The coin analogy is great. So if I translate this into a statement that means that the probability of ANY matching sequence is 1/128, but the probability of four or more heads in the matched sequence is 0.50x1/128

rado_kotorov · Jan 10, 2011, 03:20 PM

The coin analogy is great. So if I translate this into a statement that means that the probability of ANY matching sequence is 1/128, but the probability of four or more heads in the matched sequence is 0.50x1/128

ebaines · Jan 10, 2011, 03:26 PM

Not quite. Yes, the probabilty of an exactly matching sequence is 1/128. But the probability of getting 4 or more to match (in seqence) is:

[C(7,4) + C(7,5) + C(7,6) + C(7,7)]*(1/2)^7 = (35+21+7+1)*1/128 = 64/128 = 1/2.

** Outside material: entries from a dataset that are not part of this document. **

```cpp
struct Phase {
  bool clear_err = true;
  bool front = true;
  bool into = false;
  bool back = true;
  bool zc_out = false;
  uint64_t base_first = 0;
  const uint32_t* table = nullptr;
  uint64_t table_stride = 0;
  uint32_t cbits = MSM377_WINDOW_BITS;
  uint32_t bucket_log = MSM377_WINDOW_BITS - 1;
  bool wide = false;
  bool even = false;
  const uint32_t* bases_override = nullptr;
  uint32_t short_bytes = 0, short_bits = 0;
};

void launch_decompose_short(hipStream_t st, const void* d_scalars, uint16_t* digits, uint64_t n, uint32_t sbytes, uint32_t bits, uint32_t L, uint32_t W, uint32_t bias,
                            uint32_t top_bias, int* d_err, uint32_t* top_key_max) {
  const dim3 grid((unsigned)((n + 255) / 256)), block(256);
  const uint8_t* sc = (const uint8_t*)d_scalars;
  switch (sbytes) {
    case 4: hipLaunchKernelGGL(k_decompose_short<4>, grid, block, 0, st, sc, digits, n, bits, L, W, bias, top_bias, d_err, top_key_max); break;
    case 8: hipLaunchKernelGGL(k_decompose_short<8>, grid, block, 0, st, sc, digits, n, bits, L, W, bias, top_bias, d_err, top_key_max); break;
    case 16: hipLaunchKernelGGL(k_decompose_short<16>, grid, block, 0, st, sc, digits, n, bits, L, W, bias, top_bias, d_err, top_key_max); break;
    default: hipLaunchKernelGGL(k_decompose_short<32>, grid, block, 0, st, sc, digits, n, bits, L, W, bias, top_bias, d_err, top_key_max); break;
  }
}

template <class CV, class BP = CV>
int enqueue_windows(msm377_ctx* ctx, const uint32_t* d_scalars, uint64_t n_scalars, uint32_t wb, uint32_t wc, int slot, bool glv = false,
                    const Phase& ph = Phase()) {
  const uint64_t n = glv ? 2 * n_scalars : n_scalars;
  hipStream_t st = ctx->stream;
  int* d_err = ctx->d_err + slot;
  uint32_t* d_partials = ctx->d_partials + (size_t)slot * SLOT_WORDS;
  if (ph.clear_err && !ph.front) hipLaunchKernelGGL(k_clear_words, dim3(1), dim3(256), 0, st, (uint32_t*)d_err, 1u, (uint32_t*)nullptr, 0u);
  ctx->zc_active = ph.zc_out && ph.back && ctx->zc_out && slot == 0 && !ph.table;
  if (ctx->zc_active) ctx->out_seq++;
  const uint32_t L = ph.bucket_log, NB = 1u << L;
  const bool wide = ph.wide;
  const bool narrow = !wide && ph.cbits != MSM377_WINDOW_BITS;
  const uint64_t entries = (wide ? (uint64_t)WIDE_WINDOWS : (uint64_t)wc) * n;
  static_assert((uint64_t)NARROW_EVEN_WINDOWS * SMALL_SORT_MAX / NARROW_SEG + NARROW_EVEN_WINDOWS * (1u << NARROW_LOG) <= (uint64_t)MSM377_NUM_WINDOWS * 32768,
                "narrow work items fit the work-item buffer");
  const uint32_t SEG = (narrow && !ctx->seg_plain) ? (ctx->narrow_seg ? ctx->narrow_seg : (n > 8192 ? 16u : 12u)) : auto_seg(ctx, entries, glv);
  uint16_t* digits = ctx->d_digits;
  uint32_t* range_counts = ctx->d_range_counts;
  uint32_t* region_base = ctx->d_region_base;
  SortElem* sort_temp = ctx->d_sort_temp;
  uint32_t* row_ptr = ctx->d_row_ptr;
  uint32_t* val_idx = ctx->d_val_idx;
  uint32_t* buckets = ctx->d_buckets;
  uint32_t* row_ovf_base = ctx->d_row_ovf_base;
  uint32_t* split_rows = ctx->d_split_rows;
  WorkItem* work = ctx->d_work;
  uint32_t* ovf = ctx->d_ovf;
  const uint32_t* records = ctx->resident.valid() ? ctx->resident.bases : ctx->d_bases;
  const uint32_t* bases = ph.table ? ph.table : ph.bases_override ? ph.bases_override : records + ph.base_first * BP::REC_WORDS;
  uint32_t* meta_block = ctx->d_work_meta;
  uint32_t* key_max = meta_block + (2 * SEG_BINS + 4);
  if (ph.front) {
    hipLaunchKernelGGL(k_clear_words, dim3(1), dim3(256), 0, st, meta_block, META_BLOCK_WORDS, (uint32_t*)d_err, ph.clear_err ? 1u : 0u);
    uint32_t* top_key_max = (!glv && !ph.even && wb + wc == MSM377_NUM_WINDOWS) ? key_max + (wc - 1) : nullptr;
    const uint64_t max_items = (uint64_t)wc * NB + entries / SEG;
    const bool quad_acc = std::is_same<BP, CV>::value && std::is_same<CV, TeDev>::value && narrow && !ph.table && max_items <= ctx->narrow_quad_items;
    {
      StageTimer t(ctx, MSM377_STAGE_DECOMPOSE, st);
      if (ph.short_bytes)
        launch_decompose_short(st, d_scalars, digits, n, ph.short_bytes, ph.short_bits, L, wc, narrow ? NB : 32768u, narrow ? NB : 0u, d_err, narrow ? nullptr : key_max + (wc - 1));
      else if (wide)
        hipLaunchKernelGGL(k_decompose_wide, dim3((unsigned)((n + 255) / 256)), dim3(256), 0, st, d_scalars, ctx->wide.digits, n, d_err);
      else if (narrow)
        hipLaunchKernelGGL(k_decompose_geom, dim3((unsigned)((n + 255) / 256)), dim3(256), 0, st, d_scalars, digits, n, L, NARROW_EVEN_SIGNED, wc, 1u << L, d_err);
      else if (glv)
        hipLaunchKernelGGL(k_decompose_glv, dim3((unsigned)((n_scalars + 255) / 256)), dim3(256), 0, st, d_scalars, digits, n_scalars, wb, wc, d_err);
      else
        hipLaunchKernelGGL(k_decompose, dim3((unsigned)((n + 255) / 256)), dim3(256), 0, st, d_scalars, digits, n, wb, wc, d_err, top_key_max, ph.even ? 1u : 0u);
      HIP_TRY(ctx, hipGetLastError());
    }

    if (wide) {
      StageTimer t(ctx, MSM377_STAGE_SORT, st);
      uint32_t* wc = ctx->wide.counts;
      hipLaunchKernelGGL(k_wide_count, dim3(WS_CHUNKS, WIDE_WINDOWS), dim3(1024), 0, st, (const uint32_t*)ctx->wide.digits, wc, n);
      hipLaunchKernelGGL(k_wide_sums, dim3(WIDE_NRANGE / 256, WIDE_WINDOWS), dim3(256), 0, st, wc);
      hipLaunchKernelGGL(k_wide_scan, dim3(1), dim3(1024), 0, st, wc, region_base);
      hipLaunchKernelGGL(k_wide_offsets1, dim3(WIDE_WINDOWS), dim3(WS_COARSE), 0, st, wc, n);
      hipLaunchKernelGGL(k_wide_part1, dim3(WS_CHUNKS, WIDE_WINDOWS), dim3(1024), 0, st, (const uint32_t*)ctx->wide.digits, (const uint32_t*)wc, sort_temp, n, (uint32_t)ph.table_stride);
      hipLaunchKernelGGL(k_wide_part2, dim3(WS_COARSE, WIDE_WINDOWS), dim3(1024), 0, st, (const SortElem*)sort_temp, (const uint32_t*)wc, ctx->wide.temp);
      hipLaunchKernelGGL(k_local_sort_lds, dim3(WIDE_NRANGE, 1), dim3(256), 0, st, (const SortElem*)ctx->wide.temp, region_base, row_ptr, val_idx, entries,
                         (const uint32_t*)nullptr, WIDE_NRANGE, NB);
      HIP_TRY(ctx, hipGetLastError());
    } else if (narrow) {
      StageTimer t(ctx, MSM377_STAGE_SORT, st);
      hipLaunchKernelGGL(k_small_sort, dim3(wc), dim3(1024), 0, st, digits, row_ptr, val_idx, (uint32_t)n, L);
      HIP_TRY(ctx, hipGetLastError());
    } else {
      StageTimer t(ctx, MSM377_STAGE_SORT, st);
      uint32_t chunks = MAX_SORT_BLOCKS / wc;
      const uint64_t want = (n + 4095) / 4096;
      if (chunks > want) chunks = (uint32_t)(want ? want : 1);
      const uint64_t per_chunk = (n + chunks - 1) / chunks;
      if (ph.short_bytes)
        hipLaunchKernelGGL(k_range_count<true>, dim3(chunks, wc), dim3(1024), 0, st, digits, range_counts, n, chunks, per_chunk, key_max);
      else
        hipLaunchKernelGGL(k_range_count<false>, dim3(chunks, wc), dim3(1024), 0, st, digits, range_counts, n, chunks, per_chunk, key_max);
      HIP_TRY(ctx, hipGetLastError());
      hipLaunchKernelGGL(k_range_scan, dim3(wc), dim3(NRANGE), 0, st, range_counts, region_base, chunks);
      HIP_TRY(ctx, hipGetLastError());
      if (ph.short_bytes)
        hipLaunchKernelGGL(k_partition_staged<true>, dim3(chunks, wc), dim3(1024), 0, st, digits, range_counts, sort_temp, n, chunks, per_chunk, key_max);
      else
        hipLaunchKernelGGL(k_partition_staged<false>, dim3(chunks, wc), dim3(1024), 0, st, digits, range_counts, sort_temp, n, chunks, per_chunk, key_max);
      HIP_TRY(ctx, hipGetLastError());
      hipLaunchKernelGGL(k_local_sort_lds, dim3(NRANGE, wc), dim3(256), 0, st, sort_temp, region_base, row_ptr, val_idx, n, key_max, NRANGE, NB);
      HIP_TRY(ctx, hipGetLastError());
    }

    {
      StageTimer t(ctx, MSM377_STAGE_ACCUMULATE, st);
      const uint32_t rows = wc * NB;
      uint32_t* meta = meta_block;
      uint32_t* work_hist = meta;
      uint32_t* cursor = meta + SEG_BINS;
      uint32_t* total = meta + 2 * SEG_BINS;
      uint32_t* counters = meta + 2 * SEG_BINS + 1;
      hipLaunchKernelGGL(k_work_hist, dim3((rows + 1023) / 1024), dim3(1024), 0, st, row_ptr, L, rows, SEG, work_hist, row_ovf_base, counters, split_rows);
      HIP_TRY(ctx, hipGetLastError());
      hipLaunchKernelGGL(k_work_scatter, dim3((rows + 1023) / 1024), dim3(1024), 0, st, row_ptr, L, rows, SEG, (const uint32_t*)work_hist, cursor, total, work);
      HIP_TRY(ctx, hipGetLastError());
      if (ctx->before_accumulate) {
        std::function<int()> f;
        f.swap(ctx->before_accumulate);
        const int hook_rc = f();
        if (hook_rc) return hook_rc;
      }
      HIP_TRY(ctx, hipStreamWaitEvent(st, ctx->bases_ready, 0));
      ctx->last_products = BP::MADD_PRODUCTS;
      {
        StageTimer tk(ctx, MSM377_STAGE_ACC_KERNEL, st);
        const dim3 grid((unsigned)((max_items + 255) / 256));
        bool launched = false;
        if constexpr (std::is_same<BP, CV>::value && std::is_same<CV, TeDev>::value) {
          if (quad_acc) {
            hipLaunchKernelGGL(k_accumulate_quad<CV>, dim3((unsigned)((4 * max_items + 255) / 256)), dim3(256), 0, st, row_ptr, val_idx, bases, buckets, n, work, total,
                               row_ovf_base, ovf, SEG, d_err, ctx->d_err + 2, ph.into ? 1u : 0u, L);
            launched = true;
          }
        }
        if (launched) {
        } else if constexpr (!std::is_same<BP, CV>::value)
          hipLaunchKernelGGL((k_accumulate<CV, 2, BP>), grid, dim3(256), 0, st, row_ptr, val_idx, bases, buckets, n, work, total, row_ovf_base, ovf, SEG, d_err,
                             ctx->d_err + 2, ph.into ? 1u : 0u, ph.table_stride, L);
        else
          hipLaunchKernelGGL((k_accumulate<CV, 2>), grid, dim3(256), 0, st, row_ptr, val_idx, bases, buckets, n, work, total, row_ovf_base, ovf, SEG, d_err,
                             ctx->d_err + 2, ph.into ? 1u : 0u, ph.table_stride, L);
      }
      HIP_TRY(ctx, hipGetLastError());
      ctx->acc_seq++;
      static_assert(CV::HAS_QUAD, "every curve policy has the quad-cooperative addition");
      if (ph.short_bytes) {
        hipLaunchKernelGGL(k_fold_long_rows<CV>, dim3(FOLD_BLOCKS), dim3(FOLD_THREADS), 0, st, row_ptr, row_ovf_base, ovf, SEG, d_err, L, wc - 1);
        HIP_TRY(ctx, hipGetLastError());
      }
      hipLaunchKernelGGL(k_merge_split_rows_quad<CV>, dim3(std::min<uint32_t>((rows + 63) / 64, 1024u)), dim3(256), 0, st, row_ptr, buckets, counters, split_rows, row_ovf_base, ovf, SEG, d_err, L,
                         ctx->dm_out_flag + ACC_FLAG_WORD, ctx->acc_seq);
      HIP_TRY(ctx, hipGetLastError());
    }
  }
  if (!ph.back) return MSM377_OK;
  if (ctx->capture) {
    HIP_TRY(ctx, hipMemcpyAsync(ctx->d_buckets_snap, buckets, (size_t)wc * CV::BKT_WORDS * NB * 4, hipMemcpyDeviceToDevice, st));
  }
  const uint32_t wc_out = ph.table ? 1u : wc;
  const uint32_t pp = wide ? WIDE_POINTS : (uint32_t)MSM377_G1_PARTIAL_POINTS;
  {
    StageTimer t(ctx, MSM377_STAGE_REDUCE, st);
    if (ph.table) {
      for (uint32_t m = wc; m > 1;) {
        const uint32_t half = (m + 1) / 2, count = m - half;
        hipLaunchKernelGGL(k_fold_windows<CV>, dim3(count * NB / 256), dim3(256), 0, st, buckets, L, half, count, d_err);
        HIP_TRY(ctx, hipGetLastError());
        m = half;
      }
    }
    const uint32_t levels = L;
    uint32_t coop_from = 0;
    for (coop_from = 0; coop_from < levels && 4ull * (coop_from + 1) * (NB >> (coop_from + 1)) * wc_out > ctx->coop_threads; coop_from++) {
      }
    const uint32_t tail_from = CV::HAS_QUAD ? std::min(wide ? levels - 8 : narrow ? ctx->narrow_tail_from : ctx->tail_from, levels) : levels;
    for (uint32_t r = 0; r < tail_from; r++) {
      const uint32_t ops = (r + 1) * (NB >> (r + 1));
      bool done = false;
      if constexpr (CV::HAS_QUAD) {
        if (r >= coop_from) {
          hipLaunchKernelGGL(k_tree_step_quad<CV>, dim3((4 * ops + 255) / 256, wc_out), dim3(256), 0, st, buckets, L, r, ops, d_err);
          done = true;
        }
      }
      if (!done) hipLaunchKernelGGL(k_tree_step<CV>, dim3((ops + 255) / 256, wc_out), dim3(256), 0, st, buckets, L, r, ops, d_err);
      HIP_TRY(ctx, hipGetLastError());
    }
    if constexpr (CV::HAS_QUAD) {
      if (tail_from < levels) {
        const size_t lds_bytes = (size_t)(NB >> tail_from) * CV::PT_WORDS * 4;
        if (ctx->tail_lds && lds_bytes > 64 * 1024 && lds_bytes <= TAIL_LDS_BYTES_MAX)
          HIP_TRY(ctx, hipFuncSetAttribute(reinterpret_cast<const void*>(&k_reduce_tail_lds<CV>), hipFuncAttributeMaxDynamicSharedMemorySize, (int)TAIL_LDS_BYTES_MAX));
        if (ctx->tail_lds && lds_bytes <= TAIL_LDS_BYTES_MAX)
          hipLaunchKernelGGL(k_reduce_tail_lds<CV>, dim3(tail_from + 1, wc_out), dim3(TAIL_THREADS), lds_bytes, st, buckets, L, tail_from, d_err);
        else
// ... 1342 lines not shown
```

rado_kotorov · Jan 10, 2011, 03:36 PM

Here is where it is confusing. There are indeed 64 sequences of 4 or more head flips/ Yes answers. But each user will independently select one. So you may think of it as all combinations being tossed in a hat and user selecting one.

The formula I sent you estimates the success of n trials out of k possibilities. p^n * (1 - p)^7-n. Which is analogous to coin flip.

ebaines · Jan 10, 2011, 03:46 PM

Sorry, I'm not following you. The formula you sent previously in post #3 was 4/7 x 3/6 x 2/5 x 1/4 which equals 1/35. That is not the probaility of 4 matches out of 7 binary choices. Instead, that's the probability of matching 4 cards drawn from a deck of 7 without replacement - a different kind of problem entirely. And in post #8 you suggested an answer of 1/2 x 1/128, or 1/256, which is not correct either.

rado_kotorov · Jan 10, 2011, 04:01 PM

Apologies for the confusion. You have been very patient. I understand very well your statement that the probability two people to draw exactly the same sequence is 1/128. I also understand that the probability of two people selecting 4 or more "Yes" answers is 50 percent. That is still 64 possible sequences. So it seems to me that each respondent may answer in 64 different possible ways. This is where I am confused.

[C(7,4) + C(7,5) + C(7,6) + C(7,7)]*(1/2)^7 = (35+21+7+1)*1/128 = 64/128 = 1/2.

Unknown008 · Jan 10, 2011, 11:19 PM

Yes,

35 ways to get 4 'correct' answers, 21 ways to get 5 'correct' answers, 7 ways to get 6 'correct' answers and 1 way to get all 'correct' answers.

Hence, 64 ways to get 4 or more 'correct' answers.

That is to say, if I understood your confusion well.